A user uses the DM UI or its public REST API to "run" a workflow. After checking the legitimacy of the request the API creates a new RunningWorkflow
record and then initiates the workflow by dispatching a WorkflowMessage START
message containing the record's identity. The API then returns a CREATED
API response to the caller, giving the user the running workflow record ID.
The message is received by the DM Protocol Buffer Consumer (PBC) - a Pod that handles all messages and then passes the message to an instance of the WorkflowEngine class via its handle_message()
method.
All messages sent to the workflow engine come from the PBC.
The Workflow engine responds to this START
message by using the Workflow API object to obtain the running workflow and workflow records. The engine's role during a START
is to locate the first step, satisfy its variables and call the LaunchInstance's launch()
method.
The instance launcher is responsible for creating a RunningWorkflowStep
record, used to track the state of the Step about to run. Additionally Task
and Instance
records are created, and used by any service that needs to, to track the job instance that represents the Step.

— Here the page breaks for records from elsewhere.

# ohjay/snn-modulation-classification

Hardware: AMD Instinct MI355X
Metric: IQ windows/sec (RadioML 2x128, T=128) (higher is better)
Workload: dtype f32

## Files before the change

snn_modulation_classification_amd/csrc/dcll_hip.hip:

```cpp
#include "dcll_internal.h"

static thread_local char g_err[DCLL_ERR_LEN] = "";
char *dcll_err_buf(void) { return g_err; }

extern "C" int dcll_version(void) { return DCLL_ABI_VERSION; }
extern "C" const char *dcll_last_error(void) { return g_err; }

constexpr size_t DCLL_TRACE_LEN = 1 << 16;
static thread_local bool g_trace_on = false;
static thread_local size_t g_trace_len = 0;
static thread_local char *g_trace = nullptr;
void dcll_trace_note(const char *name)
{
    if (!g_trace_on || !g_trace) return;
    const size_t n = strlen(name);
    if (g_trace_len + n + 5 >= DCLL_TRACE_LEN) {
        if (g_trace_len + 4 < DCLL_TRACE_LEN && (g_trace_len < 4 || memcmp(g_trace + g_trace_len - 4, "...\n", 4) != 0)) {
            memcpy(g_trace + g_trace_len, "...\n", 4);
            g_trace_len += 4;
        }
        return;
    }
    memcpy(g_trace + g_trace_len, name, n);
    g_trace[g_trace_len + n] = '\n';
// ... 1251 lines not shown
            if (NRO > 0) {
                constexpr int RO_CH = (NRO > 24) ? 6 : 12;
                const f32x4 *wp = (const f32x4 *)ro_Wp + (long)((me * 4 + wq) * NRO) * 64 + lane;
#pragma unroll
                for (int n0 = 0; n0 < NRO; n0 += RO_CH) {
                    f32x4 wb[RO_CH];
#pragma unroll
                    for (int k = 0; k < RO_CH; ++k) wb[k] = wp[(n0 + k) * 64];
                    __builtin_amdgcn_sched_barrier(0);
#pragma unroll
                    for (int k = 0; k < RO_CH; ++k)
                        racc[n0 + k] = __builtin_fmaf(pvq[0], wb[k][0], __builtin_fmaf(pvq[1], wb[k][1],
                                       __builtin_fmaf(pvq[2], wb[k][2], __builtin_fmaf(pvq[3], wb[k][3], racc[n0 + k]))));
                    __builtin_amdgcn_sched_barrier(0);
                }
                if ((me >> 1) == 3) {
                    float *dst = ropart + ((te & 1) * NWAVE + w) * NRO;
#pragma unroll
                    for (int n = 0; n < NRO; ++n) {
                        const float tot = wave_sum_to_lane63(racc[n]);
                        if (lane == 63) dst[n] = tot;
                        racc[n] = 0.0f;
                    }
                }
            }
        }
        if (NRO > 0) {
            const int gc = g - 16;
            if (gc >= 0 && (gc & 7) == 0 && (gc >> 3) < T && w == ((gc >> 3) & 7) && lane < NRO) {
                const int tc = gc >> 3;
                const float *src = ropart + ((tc & 1) * NWAVE) * NRO + lane;
                float tot = ro_b[lane];
#pragma unroll
                for (int k = 0; k < NWAVE; ++k) tot += src[k * NRO];
                ro_out[((long)tc * B + b) * NRO + lane] = tot;
            }
        }
        if (ABLATE & 8) { unsigned long long x_ = __builtin_amdgcn_s_memtime(); dbg_epi += x_ - dbg_a; dbg_a = x_; }
        const int q = g - w;
        const bool active = q >= 0 && q < 8 * T;
        const bool tracing = active && !(ABLATE & 2) && (((q & 7) & 1) == tpar) && (q >> 3) + 1 < T;
        if (loaded && !tracing && !(PRIO & 4)) __builtin_amdgcn_s_setprio(0);
        if (active) {
            const int m = q & 7, t = q >> 3;
            float *img = lds + (t & 1) * IMG_FLOATS;
            if (tracing) {
                const int c = m >> 1;
                const float ta = tau4[0 * 32 + 4 * w + c], tm = tau4[1 * 32 + 4 * w + c];
                const float tas = tau4[2 * 32 + 4 * w + c], ts = tau4[3 * 32 + 4 * w + c];
                const unsigned long long w0 = pw0, w1 = pw1, w2 = pw2, w3 = pw3;
                {
                    const int tn = (c < 3) ? t + 1 : t + 2, cn = (c + 1) & 3;
                    if (tn < T) {
                        const unsigned long long *ip = in_wave + (long)tn * in_step + cn * 4;
                        pw0 = ip[0]; pw1 = ip[1]; pw2 = ip[2]; pw3 = ip[3];
                    }
                }
                const float *src = img + ioff + c * CHF;
                float *dst = lds + ((t + 1) & 1) * IMG_FLOATS + ioff + c * CHF;
                const float s0 = src[0], s1 = src[4 * ROWF], s2 = src[8 * ROWF], s3 = src[12 * ROWF];
                switch (c) {
#define DCLL_TRACE_CASE(C)                                                                \
    case C:                                                                               \
        trace_elem(w0, e0[C * 4 + 0], s0, dst + 0 * 4 * ROWF, ta, tm, tas, ts);           \
        trace_elem(w1, e0[C * 4 + 1], s1, dst + 1 * 4 * ROWF, ta, tm, tas, ts);           \
        trace_elem(w2, e0[C * 4 + 2], s2, dst + 2 * 4 * ROWF, ta, tm, tas, ts);           \
        trace_elem(w3, e0[C * 4 + 3], s3, dst + 3 * 4 * ROWF, ta, tm, tas, ts);           \
        break;
                    DCLL_TRACE_CASE(0)
                    DCLL_TRACE_CASE(1)
                    DCLL_TRACE_CASE(2)
                    DCLL_TRACE_CASE(3)
#undef DCLL_TRACE_CASE
                }
            }
            if (ABLATE & 8) { unsigned long long x_ = __builtin_amdgcn_s_memtime(); dbg_tr += x_ - dbg_a; dbg_a = x_; }
            if (loaded && tracing && !(PRIO & 4)) __builtin_amdgcn_s_setprio(0);
            f32x16 acc;
            if (w == 0 || (ABLATE & 4)) {
#pragma unroll
                for (int r = 0; r < 16; ++r) acc[r] = sbias[(r & 3) + 8 * (r >> 2) + 4 * h];
            } else {
                const f32x4 *sp = (const f32x4 *)(slots + ((w - 1) * 2 + ((g - 1) & 1)) * SLOT_FLOATS) + lane;
#pragma unroll
                for (int c = 0; c < 4; ++c) {
                    f32x4 v4 = sp[c * 64];
                    acc[4 * c + 0] = v4[0]; acc[4 * c + 1] = v4[1]; acc[4 * c + 2] = v4[2]; acc[4 * c + 3] = v4[3];
                }
            }
            const int i0 = (t & 1) * IMG_FLOATS + bbase + m * 2 * ROWF;
            int i1 = i0 + 2 * CHF;
            if (BASES == 2) asm volatile("" : "+v"(i1));
            auto tapval = [&](int cp, int off) -> float { return (BASES == 2 && cp) ? lds[i1 + off] : lds[i0 + cp * 2 * CHF + off]; };
            float bq[2][7];
#pragma unroll
            for (int kx = 0; kx < 7; ++kx) bq[0][kx] = tapval(0, kx);
#pragma unroll
            for (int r = 0; r < 14; ++r) {
                if (r + 1 < 14) {
                    const int cpn = (r + 1) / 7, kyn = (r + 1) % 7;
#pragma unroll
                    for (int kx = 0; kx < 7; ++kx) bq[(r + 1) & 1][kx] = tapval(cpn, kyn * ROWF + kx);
                }
                __builtin_amdgcn_sched_barrier(0);
#pragma unroll
                for (int kx = 0; kx < 7; ++kx)
                    acc = __builtin_amdgcn_mfma_f32_32x32x2f32(wf[r / 7][(r % 7) * 7 + kx], bq[r & 1][kx], acc, 0, 0, 0);
                __builtin_amdgcn_sched_barrier(0);
            }
            f32x4 *dp = (f32x4 *)(slots + (w * 2 + (g & 1)) * SLOT_FLOATS) + lane;
            if (ABLATE & 4) {
                if (acc[0] + acc[5] + acc[10] + acc[15] == 12345.678f) dp[0] = f32x4{acc[0], acc[1], acc[2], acc[3]};
            } else {
#pragma unroll
                for (int c = 0; c < 4; ++c) {
                    f32x4 v4 = {acc[4 * c + 0], acc[4 * c + 1], acc[4 * c + 2], acc[4 * c + 3]};
                    dp[c * 64] = v4;
                }
            }
        }
        if (loaded && (PRIO & 4)) __builtin_amdgcn_s_setprio(0);
        if (ABLATE & 8) {
            asm volatile("s_waitcnt vmcnt(0) lgkmcnt(0)" ::: "memory");
            unsigned long long x_ = __builtin_amdgcn_s_memtime();
            dbg_mf += x_ - dbg_a;
            __syncthreads();
            dbg_wait += __builtin_amdgcn_s_memtime() - x_;
        } else {
            __syncthreads();
        }
    }
    if ((ABLATE & 8) && lane == 0 && b == 0) {
        unsigned long long tot = __builtin_amdgcn_s_memtime() - dbg_t0;
        unsigned long long *dp = (unsigned long long *)v_out + w * 8;
        dp[0] = tot; dp[1] = dbg_wait; dp[2] = dbg_epi; dp[3] = dbg_tr; dp[4] = dbg_mf;
    }

    const float *fin = lds + ((T - 1) & 1) * IMG_FLOATS;
#pragma unroll
    for (int i = 0; i < 16; ++i) {
        long gidx = (b * 32 + 4 * w + (i >> 2)) * 256 + (i & 3) * 64 + lane;
        eps0_g[gidx] = e0[i];
        eps1_g[gidx] = fin[ioff + (i >> 2) * CHF + (i & 3) * 4 * ROWF];
    }
    if (REFRACTORY) {
#pragma unroll
        for (int k = 0; k < 4; ++k)
#pragma unroll
            for (int rr = 0; rr < 4; ++rr)
                arp_g[(b * 32 + rr + 8 * wq + 4 * h) * 256 + 32 * (2 * k + wpar) + j] = arp[k][rr];
    }
}
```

The launcher finishes by creating a CultivateMessage that eventually results in the instance Pod being created from the context of the DM Celery Task Worker (CTW) Pod.
The CTW is used to run things in the background or run long-running operations.
After the step's instance has finished an internal Kubernetes event is picked-up by the DM Kubernetes Event Watcher (KEW) Pod and translated into a PodMessage, which is then processed by the PBC.
The PBC responds to this (which is a message known to represent a Step's conclusion) and, as before, passes it to the workflow engine's handle_msg()
function.
The engine responds to the PodMessage by loading the corresponding step, running workflow, and workflow records to determine the next course of action. This may be the launch of another step or the end of the workflow. In either case the engine updates the step and running workflow records so that the state of the running workflow can be inspected in real-time via the DM public API.